Thermal Safety and Real-Time Predictability on Heterogeneous Embedded SoC Platforms
Recent embedded systems are designed with high-performance System-on-Chips (SoCs) to satisfy the computational needs of complex applications widely used in real life, such as airplane controllers, autonomous driving automobiles, medical devices, drones, and hand-held devices. Modern SoCs integrate multi-core CPUs and various types of accelerators including graphics processing units (GPUs), digital signal processing (DSP), video encoding, and decoding units. The performance gain of such SoCs comes at the cost of high power consumption, which in turn leads to high heat dissipation. Uncontrolled heat dissipation is one of the main sources of interference that can adversely affect the reliability and real-time performance of safety-critical applications. The mechanisms currently available to protect SoCs from overheating, such as frequency throttling or core shutdown, may exacerbate the problem as they cause unpredictable delay and deadline misses. Dynamic changes in ambient temperature further increase the difficulty of solving this problem.
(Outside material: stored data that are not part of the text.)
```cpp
// ... 79 lines not shown
#undef FPC_TWW_ATTR1
          aw = true;
        }
        const int mtw = tww_mt(dc.R);
        if (mtw < 2 || mtw > 7) { *err = "k_towerw: board size outside 8..14"; return FPC_EINVAL; }
#define FPC_TWW_GO(F_, MT_) hipLaunchKernelGGL((k_towerw<DT, F_, MT_>), dim3(n), dim3(TWW_THREADS), tww_lds(F_), stream, t)
#define FPC_TWW_GOS(F_) switch (mtw) { case 2: FPC_TWW_GO(F_, 2); break; case 3: FPC_TWW_GO(F_, 3); break; case 4: FPC_TWW_GO(F_, 4); break; \
                                       case 5: FPC_TWW_GO(F_, 5); break; case 6: FPC_TWW_GO(F_, 6); break; default: FPC_TWW_GO(F_, 7); break; }
        const int tiles = tww_tiles(dc.R);
        const bool onerow = tiles <= 4 || (F == 256 && towerw_rows != 2);
#define FPC_TWW_GO1(F_, MT_) hipLaunchKernelGGL((k_towerw<DT, F_, MT_, true>), dim3(n), dim3(TWW_THREADS), tww_lds(F_), stream, t)
        if (onerow && F == 128) FPC_TWW_GO1(128, 4);
        else if (onerow) {
          switch (tiles) {
            case 4: FPC_TWW_GO1(256, 4); break;   case 6: FPC_TWW_GO1(256, 6); break;   case 7: FPC_TWW_GO1(256, 7); break;
            case 8: FPC_TWW_GO1(256, 8); break;   case 9: FPC_TWW_GO1(256, 9); break;   case 11: FPC_TWW_GO1(256, 11); break;
            default: FPC_TWW_GO1(256, 13); break;
          }
        } else if (F == 256) { FPC_TWW_GOS(256) } else { FPC_TWW_GOS(128) }
#undef FPC_TWW_GO1
#undef FPC_TWW_GOS
#undef FPC_TWW_GO
      } else if (mt == 3 && tower_waves == 8) hipLaunchKernelGGL((k_tower<DT, 3, false, 8>), dim3(n), dim3(512), TW_LDS, stream, t);
      else if (mt == 3) hipLaunchKernelGGL((k_tower<DT, 3, false, 4>), dim3(n), dim3(256), TW_LDS, stream, t);
      else if (mt == 5 && tower_waves == 8) hipLaunchKernelGGL((k_tower<DT, 5, false, 8>), dim3(n), dim3(512), TW_LDS, stream, t);
      else if (mt == 5) hipLaunchKernelGGL((k_tower<DT, 5, false, 4>), dim3(n), dim3(256), TW_LDS, stream, t);
      else if (P != 16 && tower_waves == 8) hipLaunchKernelGGL((k_tower<DT, 7, false, 8>), dim3(n), dim3(512), TW_LDS, stream, t);
      else if (P != 16) hipLaunchKernelGGL((k_tower<DT, 7, false, 4>), dim3(n), dim3(256), TW_LDS, stream, t);
      else if (tower_waves == 8 && tower_compact && dc.R == 14 && tower_taploop) hipLaunchKernelGGL((k_towerc<DT, true>), dim3(n), dim3(512), TW_LDS, stream, t);
      else if (tower_waves == 8 && tower_compact && dc.R == 14) hipLaunchKernelGGL((k_towerc<DT, false>), dim3(n), dim3(512), TW_LDS, stream, t);
      else if (tower_waves == 8) hipLaunchKernelGGL((k_tower<DT, 7, true, 8>), dim3(n), dim3(512), TW_LDS, stream, t);
      else hipLaunchKernelGGL((k_tower<DT, 7, true, 4>), dim3(n), dim3(256), TW_LDS, stream, t);
      const hipError_t le = hipGetLastError();
      if (le != hipSuccess) { *err = std::string("k_tower launch failed: ") + hipGetErrorString(le); return FPC_ENODEVICE; }
#if defined(TW_STAMPS) || defined(TWW_STAMPS)
      if (getenv("FPC_TW_STAMPS_FILE")) {
        unsigned long long h[2 * 8 * 16];
        (void)hipStreamSynchronize(stream);
        (void)hipMemcpy(h, t.stamps, sizeof(h), hipMemcpyDeviceToHost);
        if (FILE *f = fopen(getenv("FPC_TW_STAMPS_FILE"), "w")) {
          for (int i = 0; i < 2 * 8 * 16; ++i) fprintf(f, "%llu%c", h[i], i % 16 == 15 ? '\n' : ' ');
          fclose(f);
        }
      }
#endif
    } else if ((rc = conv(stem, in16, 32, nullptr, act[0], F, F, 0))) return rc;
    const bool fused = use_tower || use_towerw;
    for (int i = 0; i < nblocks && !fused; ++i) {
      const int t1 = (cur + 1) % 3, t2 = (cur + 2) % 3;
      if ((rc = conv(c1[i], act[cur], F, nullptr, act[t1], F, F, 0))) return rc;
      if ((rc = conv(c2[i], act[t1], F, act[cur], act[t2], F, F, 0))) return rc;
      cur = t2;
    }
    if (!fused) {
      if ((rc = conv(pconv, act[cur], F, nullptr, xfc, Kp, dc.A_ch, 1))) return rc;
      if ((rc = conv(vconv, act[cur], F, nullptr, yv, 32, 24, 0))) return rc;
    }
    if (mark_fn) mark_fn(mark_ctx, 2);
#if defined(TW_STRIP) && (TW_STRIP & 128)
    if (false) {
#else
    if (logits_out) {
#endif
      FcArgs f{};
      f.X = xfc; f.Wf = fcw; f.part = fc_part; f.Kp = Kp; f.Np = Np; f.ksteps = Kp / 16; f.Mtot = Gpad;
      f.G1 = fc_G1; f.s1 = fc_s1; f.s2 = fc_s2;
      f.n_live = in_live_count;
      const int mtiles = (n + 255) / 256;
      const int blocks = fc_G1 * fc_s1 + (Np / fc_gw - fc_G1) * fc_s2;
      bool &fattr = attr_fc[DT];
      if (!fattr) {
        (void)hipFuncSetAttribute(reinterpret_cast<const void *>(&k_fc16<DT>), hipFuncAttributeMaxDynamicSharedMemorySize, FC_LDS);
        (void)hipFuncSetAttribute(reinterpret_cast<const void *>(&k_fcw<DT>), hipFuncAttributeMaxDynamicSharedMemorySize, FCW_LDS);
        (void)hipFuncSetAttribute(reinterpret_cast<const void *>(&k_fc16<DT, true>), hipFuncAttributeMaxDynamicSharedMemorySize, FC_LDS);
        (void)hipFuncSetAttribute(reinterpret_cast<const void *>(&k_fcw<DT, true>), hipFuncAttributeMaxDynamicSharedMemorySize, FCW_LDS);
        fattr = true;
      }
      const bool live = in_live_count != nullptr;
      if (fc_layout == 2 && live) hipLaunchKernelGGL((k_fcw<DT, true>), dim3(blocks, mtiles), dim3(FC_THREADS), FCW_LDS, stream, f);
      else if (fc_layout == 2) hipLaunchKernelGGL((k_fcw<DT>), dim3(blocks, mtiles), dim3(FC_THREADS), FCW_LDS, stream, f);
      else if (live) hipLaunchKernelGGL((k_fc16<DT, true>), dim3(blocks, mtiles), dim3(FC_THREADS), FC_LDS, stream, f);
      else hipLaunchKernelGGL((k_fc16<DT>), dim3(blocks, mtiles), dim3(FC_THREADS), FC_LDS, stream, f);
      float *const dense_out = skip_dense ? (float *)nullptr : logits_out;
      if (live)
        hipLaunchKernelGGL(k_fc_reduce<true>, dim3((dc.A / 4 + 255) / 256, n), dim3(256), 0, stream, (const float *)fc_part, (const float *)fcb,
                           fc_G1, fc_s1, fc_s2, fc_gw, Gpad, dc.A, n, in_live_count, dense_out, d_stats);
      else
        hipLaunchKernelGGL(k_fc_reduce<false>, dim3((dc.A / 4 + 255) / 256, n), dim3(256), 0, stream, (const float *)fc_part, (const float *)fcb,
                           fc_G1, fc_s1, fc_s2, fc_gw, Gpad, dc.A, n, in_live_count, dense_out, d_stats);
      const hipError_t le = hipGetLastError();
      if (le != hipSuccess) { *err = std::string("k_fc launch failed: ") + hipGetErrorString(le); return FPC_ENODEVICE; }
    }
    if (!fused) hipLaunchKernelGGL((k_value_tail<DT>), dim3(n), dim3(64), 0, stream, (const uint16_t *)(yv + (size_t)guard * 32),
                       (const float *)vw, vb, P, dc.R, PP, n, value_out);
    if (hipGetLastError() != hipSuccess) { *err = "k_value_tail launch failed"; return FPC_ENODEVICE; }
    return 0;
  }

  bool skip_dense = false;
  int forward(int n, bool dense_logits, std::string *err) {
    skip_dense = !dense_logits;
    const int rc = dtype ? forward_t<1>(n, d_logits, d_value, err) : forward_t<0>(n, d_logits, d_value, err);
    skip_dense = false;
    return rc;
  }
  static_assert(2 * FC_SPLITK <= LOGIT_MAX_SLABS, "logit_at() requests at most LOGIT_MAX_SLABS slabs per column");
  LogitSrc logit_src(bool dense) const {
    if (dense) return LogitSrc{d_logits, nullptr, nullptr, 0, 0, 0, 0, 256};
    return LogitSrc{nullptr, fc_part, fcb, fc_G1, fc_s1, fc_s2, Gpad, fc_gw};
  }
  void launch_unfrag() {
    const long chunks = (long)Np * (Kp / 8);
    if (dtype) hipLaunchKernelGGL((k_fc_unfrag<1>), dim3((unsigned)((chunks + 255) / 256)), dim3(256), 0, stream, (const uint16_t *)fcw, fcw2, Np, Kp);
    else hipLaunchKernelGGL((k_fc_unfrag<0>), dim3((unsigned)((chunks + 255) / 256)), dim3(256), 0, stream, (const uint16_t *)fcw, fcw2, Np, Kp);
  }
  int ensure_legal_head(std::string *err) {
    if (fcw2) return 0;
    if (Gmax > GEMV_MAXG) { *err = "legal-only policy head supports at most " + std::to_string(GEMV_MAXG) + " games per engine"; return FPC_EINVAL; }
    int rc;
    if ((rc = dmalloc(&fcw2, (size_t)Np * Kp, err)) || (rc = dmalloc(&d_ll, (size_t)Gmax * FPC_MAX_MOVES, err))) return rc;
    launch_unfrag();
    if (hipGetLastError() != hipSuccess) { *err = "k_fc_unfrag launch failed"; return FPC_ENODEVICE; }
    return 0;
  }
  int forward_legal(int n, const Tree &t, std::string *err) {
    int rc = ensure_legal_head(err);
    if (rc) return rc;
    if ((rc = dtype ? forward_t<1>(n, nullptr, d_value, err) : forward_t<0>(n, nullptr, d_value, err))) return rc;
    const size_t lds = (size_t)Kp * 2;
    bool &attr = attr_gemv;
    if (!attr) {
      (void)hipFuncSetAttribute(reinterpret_cast<const void *>(&k_policy_gemv<0>), hipFuncAttributeMaxDynamicSharedMemorySize, 64 * 1024);
      (void)hipFuncSetAttribute(reinterpret_cast<const void *>(&k_policy_gemv<1>), hipFuncAttributeMaxDynamicSharedMemorySize, 64 * 1024);
      attr = true;
    }
    if (lds > 64 * 1024) { *err = "legal-only policy head: activation row does not fit LDS"; return FPC_EINVAL; }
    const int blocks = 768;
    if (dtype) hipLaunchKernelGGL((k_policy_gemv<1>), dim3(blocks), dim3(GEMV_THREADS), lds, stream, dc, t, n, (const uint16_t *)xfc, (const uint16_t *)fcw2, (const float *)fcb, Kp, d_ll);
    else hipLaunchKernelGGL((k_policy_gemv<0>), dim3(blocks), dim3(GEMV_THREADS), lds, stream, dc, t, n, (const uint16_t *)xfc, (const uint16_t *)fcw2, (const float *)fcb, Kp, d_ll);
    if (hipGetLastError() != hipSuccess) { *err = "k_policy_gemv launch failed"; return FPC_ENODEVICE; }
    return 0;
  }
  int forward_external(const float *enc, int n, float *logits_out, float *value_out, std::string *err) {
    if (dtype) hipLaunchKernelGGL((k_nchw_to_grid<1>), dim3(n), dim3(64), 0, stream, enc, n, dc.R, P, input16());
    else hipLaunchKernelGGL((k_nchw_to_grid<0>), dim3(n), dim3(64), 0, stream, enc, n, dc.R, P, input16());
    int rc = dtype ? forward_t<1>(n, logits_out, value_out, err) : forward_t<0>(n, logits_out, value_out, err);
    if (rc) return rc;
    if (hipStreamSynchronize(stream) != hipSuccess) { *err = "NN forward failed"; return FPC_ENODEVICE; }
    return 0;
  }
};

}
```

alphazero-4-player-chess_amd/csrc/fpc_tower.h:

```cpp
#pragma once
#include <hip/hip_runtime.h>

#include <type_traits>

#include "fpc_tree_kernels.h"

namespace fpc {

typedef __attribute__((ext_vector_type(8))) __bf16 t_bf16x8;
typedef __attribute__((ext_vector_type(8))) _Float16 t_f16x8;
typedef __attribute__((ext_vector_type(4))) float t_f32x4;
typedef __attribute__((ext_vector_type(2))) float t_f32x2;
typedef __attribute__((ext_vector_type(4))) uint32_t t_u32x4;
typedef __attribute__((ext_vector_type(2))) uint32_t t_u32x2;
typedef __attribute__((ext_vector_type(2))) short t_i16x2;

template <int DT>
struct M16;
template <>
struct M16<0> {
  static __device__ __forceinline__ t_f32x4 mfma(t_u32x4 a, t_u32x4 b, t_f32x4 c) {
    return __builtin_amdgcn_mfma_f32_16x16x32_bf16(__builtin_bit_cast(t_bf16x8, a), __builtin_bit_cast(t_bf16x8, b), c, 0, 0, 0);
  }
  static __device__ __forceinline__ uint32_t pack2(float lo, float hi) {
// ... 74 lines not shown
}
__device__ __forceinline__ void tw_dma_4k(const unsigned char *gsrc_uniform, uint32_t lane_off, uint32_t lds_addr_uniform) {
  uint32_t keep;
  asm volatile(
      "s_mov_b32 %0, m0\n\ts_mov_b32 m0, %3\n\ts_nop 0\n\t"
      "global_load_lds_dwordx4 %1, %2\n\ts_add_u32 m0, m0, 0x400\n\tv_add_u32 %1, 0x400, %1\n\t"
      "global_load_lds_dwordx4 %1, %2\n\ts_add_u32 m0, m0, 0x400\n\tv_add_u32 %1, 0x400, %1\n\t"
      "global_load_lds_dwordx4 %1, %2\n\ts_add_u32 m0, m0, 0x400\n\tv_add_u32 %1, 0x400, %1\n\t"
      "global_load_lds_dwordx4 %1, %2\n\t"
      "s_mov_b32 m0, %0"
      : "=&s"(keep), "+v"(lane_off) : "s"(gsrc_uniform), "s"(lds_addr_uniform) : "memory", "scc");
}
template <int OFF>
__device__ __forceinline__ void tw_dma_piece(const unsigned char *gsrc_uniform, uint32_t lane_off) {
  asm volatile("global_load_lds_dwordx4 %0, %1 offset:%2" : : "v"(lane_off), "s"(gsrc_uniform), "i"(OFF) : "memory");
}
__device__ __forceinline__ void tw_set_m0(uint32_t lds_addr_uniform) {
  asm volatile("s_mov_b32 m0, %0\n\ts_nop 0" : : "s"(lds_addr_uniform) : "memory");
}
__device__ __forceinline__ void tw_dma_256(const unsigned char *gsrc_uniform, uint32_t lane_off, uint32_t lds_addr_uniform) {
  uint32_t keep;
  asm volatile("s_mov_b32 %0, m0\n\ts_mov_b32 m0, %3\n\ts_nop 0\n\tglobal_load_lds_dword %1, %2\n\ts_mov_b32 m0, %0"
               : "=&s"(keep) : "v"(lane_off), "s"(gsrc_uniform), "s"(lds_addr_uniform) : "memory");
}

#ifdef TW_STAMPS
#define TW_STAMP(GT, I)                                                                                       \
  do {                                                                                                        \
    if (g.stamps && blockIdx.x == 0 && ((GT) == TW_STAMPS || (GT) == TW_STAMPS + 1)) {                        \
      const unsigned long long t_ = __builtin_amdgcn_s_memtime();                                             \
      if (lane == 0) g.stamps[(((GT) - TW_STAMPS) * 8 + wave) * 16 + (I)] = t_;                               \
    }                                                                                                         \
  } while (0)
#else
#define TW_STAMP(GT, I) do {} while (0)
#endif
#ifndef TW_AHEAD
#define TW_AHEAD 2
#endif
#ifndef TW_LOADERS
#define TW_LOADERS 1
#endif
#ifndef TW_STAGGER
#define TW_STAGGER 3
#endif
#ifndef TW_STRIP
#define TW_STRIP 0
#endif
#ifndef TWC_LOADER_TILES
#define TWC_LOADER_TILES 6
#endif

#ifndef TWC_STAGGER
#define TWC_STAGGER 2
#endif
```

This dissertation addresses the challenges caused by thermal interference in real-time mixed-criticality systems (MCSs) built with heterogeneous embedded SoC platforms. We propose a novel thermal-aware system framework with analytical timing and thermal models to guarantee safe execution of real-time tasks under the thermal constraints of a multi-core CPU/GPU integrated SoC. For mixed-criticality tasks, the proposed framework bounds the heat generation of the system at each criticality level and provides different levels of assurance against ambient temperature changes. In addition, we propose a data-driven thermal parameter estimation scheme that is directly applicable to MCSs built with commercial-off-the-shelf multi-core processors to obtain a precise thermal model without using special measurement instruments or access to proprietary information. The practicality and effectiveness of our solutions have been evaluated using real SoC platforms and our contributions will help develop systems with thermal safety and real-time predictability.